(Study material Opens)

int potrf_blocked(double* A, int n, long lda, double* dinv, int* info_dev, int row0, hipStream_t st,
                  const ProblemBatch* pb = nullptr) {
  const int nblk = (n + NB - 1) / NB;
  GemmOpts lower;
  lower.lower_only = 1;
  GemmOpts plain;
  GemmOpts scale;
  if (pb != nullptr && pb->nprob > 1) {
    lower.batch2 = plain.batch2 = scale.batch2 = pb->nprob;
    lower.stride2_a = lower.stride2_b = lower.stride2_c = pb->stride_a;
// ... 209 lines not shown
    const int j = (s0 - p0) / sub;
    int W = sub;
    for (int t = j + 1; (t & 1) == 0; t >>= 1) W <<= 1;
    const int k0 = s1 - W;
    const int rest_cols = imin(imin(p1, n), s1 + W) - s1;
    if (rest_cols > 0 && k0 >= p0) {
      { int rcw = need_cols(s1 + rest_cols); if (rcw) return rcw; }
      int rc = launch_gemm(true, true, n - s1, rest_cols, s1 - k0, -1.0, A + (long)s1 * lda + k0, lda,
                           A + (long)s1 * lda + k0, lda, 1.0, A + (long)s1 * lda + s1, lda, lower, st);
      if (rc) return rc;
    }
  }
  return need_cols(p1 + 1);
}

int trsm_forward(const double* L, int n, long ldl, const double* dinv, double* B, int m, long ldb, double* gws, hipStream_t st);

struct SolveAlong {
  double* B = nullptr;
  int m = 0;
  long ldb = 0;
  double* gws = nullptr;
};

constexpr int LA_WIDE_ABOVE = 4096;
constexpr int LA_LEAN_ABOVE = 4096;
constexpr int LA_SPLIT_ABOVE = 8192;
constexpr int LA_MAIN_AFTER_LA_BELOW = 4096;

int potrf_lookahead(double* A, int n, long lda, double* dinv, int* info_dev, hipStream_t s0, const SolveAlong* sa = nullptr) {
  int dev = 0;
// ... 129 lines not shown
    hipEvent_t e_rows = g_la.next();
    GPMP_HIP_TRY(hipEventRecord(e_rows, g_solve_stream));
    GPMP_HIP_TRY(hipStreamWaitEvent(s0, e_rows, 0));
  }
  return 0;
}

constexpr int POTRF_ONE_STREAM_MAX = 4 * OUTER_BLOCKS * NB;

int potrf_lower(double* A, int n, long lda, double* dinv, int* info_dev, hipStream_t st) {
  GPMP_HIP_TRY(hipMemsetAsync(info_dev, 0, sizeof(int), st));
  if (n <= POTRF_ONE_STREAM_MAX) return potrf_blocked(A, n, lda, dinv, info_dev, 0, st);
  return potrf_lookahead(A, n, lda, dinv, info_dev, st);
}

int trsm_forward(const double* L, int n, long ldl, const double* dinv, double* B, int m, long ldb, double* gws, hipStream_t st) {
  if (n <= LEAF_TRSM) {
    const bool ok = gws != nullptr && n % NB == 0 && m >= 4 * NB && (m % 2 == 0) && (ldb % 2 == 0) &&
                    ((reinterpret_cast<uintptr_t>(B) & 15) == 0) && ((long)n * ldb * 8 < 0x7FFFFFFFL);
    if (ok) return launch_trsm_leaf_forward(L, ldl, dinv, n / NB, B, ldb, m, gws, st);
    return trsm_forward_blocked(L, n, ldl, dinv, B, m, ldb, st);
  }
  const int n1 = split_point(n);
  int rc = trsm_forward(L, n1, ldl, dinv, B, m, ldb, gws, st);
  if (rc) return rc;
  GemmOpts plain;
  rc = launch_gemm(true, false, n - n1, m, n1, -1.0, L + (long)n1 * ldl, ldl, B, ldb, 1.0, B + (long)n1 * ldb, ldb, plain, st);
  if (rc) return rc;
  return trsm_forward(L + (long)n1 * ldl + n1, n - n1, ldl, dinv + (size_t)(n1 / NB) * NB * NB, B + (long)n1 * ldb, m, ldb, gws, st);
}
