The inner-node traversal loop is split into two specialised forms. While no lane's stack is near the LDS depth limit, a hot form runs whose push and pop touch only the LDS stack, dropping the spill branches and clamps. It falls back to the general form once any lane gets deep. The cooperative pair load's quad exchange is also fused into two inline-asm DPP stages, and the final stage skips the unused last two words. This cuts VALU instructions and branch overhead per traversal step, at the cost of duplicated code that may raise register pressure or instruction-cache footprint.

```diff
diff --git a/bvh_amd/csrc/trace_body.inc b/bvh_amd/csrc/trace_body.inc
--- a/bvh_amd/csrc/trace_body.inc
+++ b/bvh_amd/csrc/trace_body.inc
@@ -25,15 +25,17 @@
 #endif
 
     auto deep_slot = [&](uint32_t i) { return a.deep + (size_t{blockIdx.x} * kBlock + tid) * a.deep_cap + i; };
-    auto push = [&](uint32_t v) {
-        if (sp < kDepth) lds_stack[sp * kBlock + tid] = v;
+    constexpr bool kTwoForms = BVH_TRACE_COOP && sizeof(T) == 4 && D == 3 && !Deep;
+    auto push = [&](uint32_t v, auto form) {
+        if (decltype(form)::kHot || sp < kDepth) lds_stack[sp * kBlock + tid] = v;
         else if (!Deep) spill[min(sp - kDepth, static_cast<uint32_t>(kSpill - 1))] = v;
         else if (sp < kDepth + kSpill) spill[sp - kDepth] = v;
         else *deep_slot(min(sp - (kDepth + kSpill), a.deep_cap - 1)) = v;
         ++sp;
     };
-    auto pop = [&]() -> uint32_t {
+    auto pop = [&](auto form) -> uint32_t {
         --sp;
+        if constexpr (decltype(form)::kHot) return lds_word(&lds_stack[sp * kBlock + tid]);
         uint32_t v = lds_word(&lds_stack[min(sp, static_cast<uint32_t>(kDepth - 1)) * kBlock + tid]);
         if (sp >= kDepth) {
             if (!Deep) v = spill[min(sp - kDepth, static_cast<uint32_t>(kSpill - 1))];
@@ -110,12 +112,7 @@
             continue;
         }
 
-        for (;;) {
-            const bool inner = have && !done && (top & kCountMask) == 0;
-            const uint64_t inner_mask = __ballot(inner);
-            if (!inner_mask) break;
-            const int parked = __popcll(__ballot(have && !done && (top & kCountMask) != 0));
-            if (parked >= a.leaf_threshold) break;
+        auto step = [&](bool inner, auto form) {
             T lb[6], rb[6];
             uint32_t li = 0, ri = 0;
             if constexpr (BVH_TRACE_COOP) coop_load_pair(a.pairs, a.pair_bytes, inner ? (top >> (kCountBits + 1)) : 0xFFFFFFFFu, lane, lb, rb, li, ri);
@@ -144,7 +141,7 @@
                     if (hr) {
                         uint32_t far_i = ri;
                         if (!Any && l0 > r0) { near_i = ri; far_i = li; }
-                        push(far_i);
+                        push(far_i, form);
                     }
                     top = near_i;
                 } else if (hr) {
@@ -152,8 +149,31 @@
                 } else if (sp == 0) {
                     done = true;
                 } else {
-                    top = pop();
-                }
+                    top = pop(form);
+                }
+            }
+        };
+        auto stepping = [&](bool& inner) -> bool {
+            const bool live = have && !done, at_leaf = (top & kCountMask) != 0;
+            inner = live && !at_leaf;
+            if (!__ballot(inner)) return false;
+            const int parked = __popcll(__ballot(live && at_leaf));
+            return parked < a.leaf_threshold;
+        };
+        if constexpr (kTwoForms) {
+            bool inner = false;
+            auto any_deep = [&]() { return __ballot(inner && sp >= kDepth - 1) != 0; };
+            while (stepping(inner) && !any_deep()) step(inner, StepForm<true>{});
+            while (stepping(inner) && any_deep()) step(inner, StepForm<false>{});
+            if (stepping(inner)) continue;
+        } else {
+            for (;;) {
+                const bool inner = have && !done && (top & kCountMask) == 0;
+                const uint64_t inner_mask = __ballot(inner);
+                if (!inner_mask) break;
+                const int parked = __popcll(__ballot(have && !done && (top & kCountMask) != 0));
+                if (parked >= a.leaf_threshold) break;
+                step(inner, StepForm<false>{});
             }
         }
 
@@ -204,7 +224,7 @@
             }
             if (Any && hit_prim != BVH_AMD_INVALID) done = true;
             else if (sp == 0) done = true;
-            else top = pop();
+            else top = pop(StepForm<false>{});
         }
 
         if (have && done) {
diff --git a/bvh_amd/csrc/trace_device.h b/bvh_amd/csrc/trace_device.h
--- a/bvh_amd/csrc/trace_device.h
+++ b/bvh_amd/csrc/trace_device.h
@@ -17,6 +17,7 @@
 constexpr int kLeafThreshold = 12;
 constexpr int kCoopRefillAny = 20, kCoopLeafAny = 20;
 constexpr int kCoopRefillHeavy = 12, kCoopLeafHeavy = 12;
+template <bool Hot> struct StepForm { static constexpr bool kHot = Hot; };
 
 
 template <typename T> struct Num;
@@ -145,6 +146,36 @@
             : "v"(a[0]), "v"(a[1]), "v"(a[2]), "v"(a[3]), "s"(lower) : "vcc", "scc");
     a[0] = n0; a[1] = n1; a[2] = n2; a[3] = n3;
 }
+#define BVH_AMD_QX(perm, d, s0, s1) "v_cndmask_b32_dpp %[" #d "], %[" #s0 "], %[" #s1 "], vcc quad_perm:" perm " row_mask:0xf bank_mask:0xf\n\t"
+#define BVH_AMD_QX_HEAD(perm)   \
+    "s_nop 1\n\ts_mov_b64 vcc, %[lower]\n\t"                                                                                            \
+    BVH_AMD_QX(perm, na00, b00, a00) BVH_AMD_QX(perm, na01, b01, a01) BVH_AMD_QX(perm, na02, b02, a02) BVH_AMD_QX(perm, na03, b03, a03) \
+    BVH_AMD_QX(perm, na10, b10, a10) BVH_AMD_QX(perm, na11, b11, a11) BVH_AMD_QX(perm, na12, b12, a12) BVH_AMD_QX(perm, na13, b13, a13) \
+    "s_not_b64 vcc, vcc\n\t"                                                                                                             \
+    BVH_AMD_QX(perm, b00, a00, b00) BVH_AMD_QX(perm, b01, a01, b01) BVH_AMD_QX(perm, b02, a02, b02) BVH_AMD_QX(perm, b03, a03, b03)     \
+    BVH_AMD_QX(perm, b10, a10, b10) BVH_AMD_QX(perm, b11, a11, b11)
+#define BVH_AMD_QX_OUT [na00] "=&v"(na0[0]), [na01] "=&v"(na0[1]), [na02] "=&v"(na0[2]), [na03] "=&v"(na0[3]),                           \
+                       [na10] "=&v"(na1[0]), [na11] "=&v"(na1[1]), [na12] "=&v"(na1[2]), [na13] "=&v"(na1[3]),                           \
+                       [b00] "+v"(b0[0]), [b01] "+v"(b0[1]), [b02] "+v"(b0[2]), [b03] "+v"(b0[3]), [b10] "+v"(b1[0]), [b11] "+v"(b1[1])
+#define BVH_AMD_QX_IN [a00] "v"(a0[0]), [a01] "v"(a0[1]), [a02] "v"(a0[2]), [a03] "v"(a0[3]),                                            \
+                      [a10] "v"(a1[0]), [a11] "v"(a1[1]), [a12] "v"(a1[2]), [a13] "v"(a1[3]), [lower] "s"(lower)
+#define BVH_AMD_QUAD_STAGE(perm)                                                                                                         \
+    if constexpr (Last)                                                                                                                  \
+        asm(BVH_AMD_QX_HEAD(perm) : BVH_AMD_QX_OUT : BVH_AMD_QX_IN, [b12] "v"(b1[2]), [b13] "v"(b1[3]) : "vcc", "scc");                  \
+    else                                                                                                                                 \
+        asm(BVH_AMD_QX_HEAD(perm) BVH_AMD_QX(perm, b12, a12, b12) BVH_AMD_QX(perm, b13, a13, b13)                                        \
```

(Study material Closes)

Exercise goal
Where the line with "if (pb != nullptr" ends, your copy should end too; please return exactly the lines from the first line of the data through it.

Reply to the task
int potrf_blocked(double* A, int n, long lda, double* dinv, int* info_dev, int row0, hipStream_t st,
                  const ProblemBatch* pb = nullptr) {
  const int nblk = (n + NB - 1) / NB;
  GemmOpts lower;
  lower.lower_only = 1;
  GemmOpts plain;
  GemmOpts scale;
  if (pb != nullptr && pb->nprob > 1) {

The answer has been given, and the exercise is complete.